__device__ __forceinline__ int decode_level(uint32_t n_levels, uint32_t nchunk, uint32_t& chunk) {
    const uint32_t b = blockIdx.x;
    const uint32_t xcd = b & 7u;
    const uint32_t j = b >> 3;
    const uint32_t slot = j / nchunk;
    chunk = j - slot * nchunk;
    const uint32_t nslots = (n_levels + 7u) / 8u;
    return (int)(xcd + 8u * (nslots - 1u - slot));
}

template <int MODE>
__device__ __forceinline__ void corner_indices_m(const Cell& cell, uint32_t res, uint32_t size, uint32_t idx[8]) {
#pragma unroll
    for (int c = 0; c < 8; ++c) {
        idx[c] = corner_index<MODE>(cell.c[0] + (c & 1), cell.c[1] + ((c >> 1) & 1), cell.c[2] + ((c >> 2) & 1),
                                    res, size);
    }
}

__device__ __forceinline__ int level_mode(uint32_t res, uint32_t size) {
    if (!level_is_hashed(res, size)) return 0;
    return (size & (size - 1u)) == 0u ? 1 : 2;
}

__device__ __forceinline__ void corner_indices(int mode, const Cell& cell, uint32_t res, uint32_t size,
                                               uint32_t idx[8]) {
    if (mode == 0) corner_indices_m<0>(cell, res, size, idx);
    else if (mode == 1) corner_indices_m<1>(cell, res, size, idx);
    else corner_indices_m<2>(cell, res, size, idx);
}

__device__ __forceinline__ void corner_weights(const Cell& cell, float w[8]) {
#pragma unroll
// ... 27 lines not shown
        s1 = s1 + wgt * (v[right].y - v[left].y);
    }
}

__device__ __forceinline__ bool ray_wants_dx(const uint32_t* __restrict__ ray_mask, uint32_t S, uint32_t i) {
    return ray_mask == nullptr || ray_mask[S == 64u ? i >> 6 : i / S] != 0u;
}

template <int LAYOUT, bool JAC>
__global__ __launch_bounds__(HG_BLOCK) void hashgrid_fwd_kernel(const float* __restrict__ x,
                                                                const float2* __restrict__ table,
                                                                float* __restrict__ out, float* __restrict__ jac,
                                                                uint32_t M, GridLevels g, uint32_t nchunk,
                                                                const uint32_t* __restrict__ ray_mask, uint32_t S) {
    uint32_t chunk;
    const int level = decode_level(g.n_levels, nchunk, chunk);
    if (level >= (int)g.n_levels) return;
    const uint32_t i = chunk * HG_BLOCK + threadIdx.x;
    if (i >= M) return;

    const uint32_t off = g.offsets[level];
    const uint32_t size = g.offsets[level + 1] - off;
    const uint32_t res = g.res[level];
    const Cell cell = locate(x, i, g.scale[level]);
    uint32_t idx[8];
    corner_indices(level_mode(res, size), cell, res, size, idx);
    float w[8];
    corner_weights(cell, w);
    const float2* lvl = table + off;
    float2 v[8];
#pragma unroll
    for (int c = 0; c < 8; ++c) v[c] = lvl[idx[c]];
    float a0 = 0.f, a1 = 0.f;
#pragma unroll
    for (int c = 0; c < 8; ++c) {
        a0 = fmaf(w[c], v[c].x, a0);
        a1 = fmaf(w[c], v[c].y, a1);
    }
    typedef float f32x2_t __attribute__((ext_vector_type(2)));
    f32x2_t* dst = reinterpret_cast<f32x2_t*>(out + feat_index<LAYOUT>(i, level, M, g.n_levels));
    __builtin_nontemporal_store(f32x2_t{a0, a1}, dst);
    if (JAC && ray_wants_dx(ray_mask, S, i)) {
        f32x2_t* j2 = reinterpret_cast<f32x2_t*>(jac) + (size_t)level * 3 * M + i;
#pragma unroll
        for (int d = 0; d < 3; ++d) {
            float s0, s1;
            level_jacobian(cell, v, g.scale[level], d, s0, s1);
            __builtin_nontemporal_store(f32x2_t{s0, s1}, j2 + (size_t)d * M);
        }
    }
}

WHAT YOU NEED TO DO: A verbatim copy of the records above should be returned.

OUTPUT:
__device__ __forceinline__ int decode_level(uint32_t n_levels, uint32_t nchunk, uint32_t& chunk) {
    const uint32_t b = blockIdx.x;
    const uint32_t xcd = b & 7u;
    const uint32_t j = b >> 3;
    const uint32_t slot = j / nchunk;
    chunk = j - slot * nchunk;
    const uint32_t nslots = (n_levels + 7u) / 8u;
    return (int)(xcd + 8u * (nslots - 1u - slot));
}

template <int MODE>
__device__ __forceinline__ void corner_indices_m(const Cell& cell, uint32_t res, uint32_t size, uint32_t idx[8]) {
#pragma unroll
    for (int c = 0; c < 8; ++c) {
        idx[c] = corner_index<MODE>(cell.c[0] + (c & 1), cell.c[1] + ((c >> 1) & 1), cell.c[2] + ((c >> 2) & 1),
                                    res, size);
    }
}

__device__ __forceinline__ int level_mode(uint32_t res, uint32_t size) {
    if (!level_is_hashed(res, size)) return 0;
    return (size & (size - 1u)) == 0u ? 1 : 2;
}

__device__ __forceinline__ void corner_indices(int mode, const Cell& cell, uint32_t res, uint32_t size,
                                               uint32_t idx[8]) {
    if (mode == 0) corner_indices_m<0>(cell, res, size, idx);
    else if (mode == 1) corner_indices_m<1>(cell, res, size, idx);
    else corner_indices_m<2>(cell, res, size, idx);
}

__device__ __forceinline__ void corner_weights(const Cell& cell, float w[8]) {
#pragma unroll
// ... 27 lines not shown
        s1 = s1 + wgt * (v[right].y - v[left].y);
    }
}

__device__ __forceinline__ bool ray_wants_dx(const uint32_t* __restrict__ ray_mask, uint32_t S, uint32_t i) {
    return ray_mask == nullptr || ray_mask[S == 64u ? i >> 6 : i / S] != 0u;
}

template <int LAYOUT, bool JAC>
__global__ __launch_bounds__(HG_BLOCK) void hashgrid_fwd_kernel(const float* __restrict__ x,
                                                                const float2* __restrict__ table,
                                                                float* __restrict__ out, float* __restrict__ jac,
                                                                uint32_t M, GridLevels g, uint32_t nchunk,
                                                                const uint32_t* __restrict__ ray_mask, uint32_t S) {
    uint32_t chunk;
    const int level = decode_level(g.n_levels, nchunk, chunk);
    if (level >= (int)g.n_levels) return;
    const uint32_t i = chunk * HG_BLOCK + threadIdx.x;
    if (i >= M) return;

    const uint32_t off = g.offsets[level];
    const uint32_t size = g.offsets[level + 1] - off;
    const uint32_t res = g.res[level];
    const Cell cell = locate(x, i, g.scale[level]);
    uint32_t idx[8];
    corner_indices(level_mode(res, size), cell, res, size, idx);
    float w[8];
    corner_weights(cell, w);
    const float2* lvl = table + off;
    float2 v[8];
#pragma unroll
    for (int c = 0; c < 8; ++c) v[c] = lvl[idx[c]];
    float a0 = 0.f, a1 = 0.f;
#pragma unroll
    for (int c = 0; c < 8; ++c) {
        a0 = fmaf(w[c], v[c].x, a0);
        a1 = fmaf(w[c], v[c].y, a1);
    }
    typedef float f32x2_t __attribute__((ext_vector_type(2)));
    f32x2_t* dst = reinterpret_cast<f32x2_t*>(out + feat_index<LAYOUT>(i, level, M, g.n_levels));
    __builtin_nontemporal_store(f32x2_t{a0, a1}, dst);
    if (JAC && ray_wants_dx(ray_mask, S, i)) {
        f32x2_t* j2 = reinterpret_cast<f32x2_t*>(jac) + (size_t)level * 3 * M + i;
#pragma unroll
        for (int d = 0; d < 3; ++d) {
            float s0, s1;
            level_jacobian(cell, v, g.scale[level], d, s0, s1);
            __builtin_nontemporal_store(f32x2_t{s0, s1}, j2 + (size_t)d * M);
        }
    }
}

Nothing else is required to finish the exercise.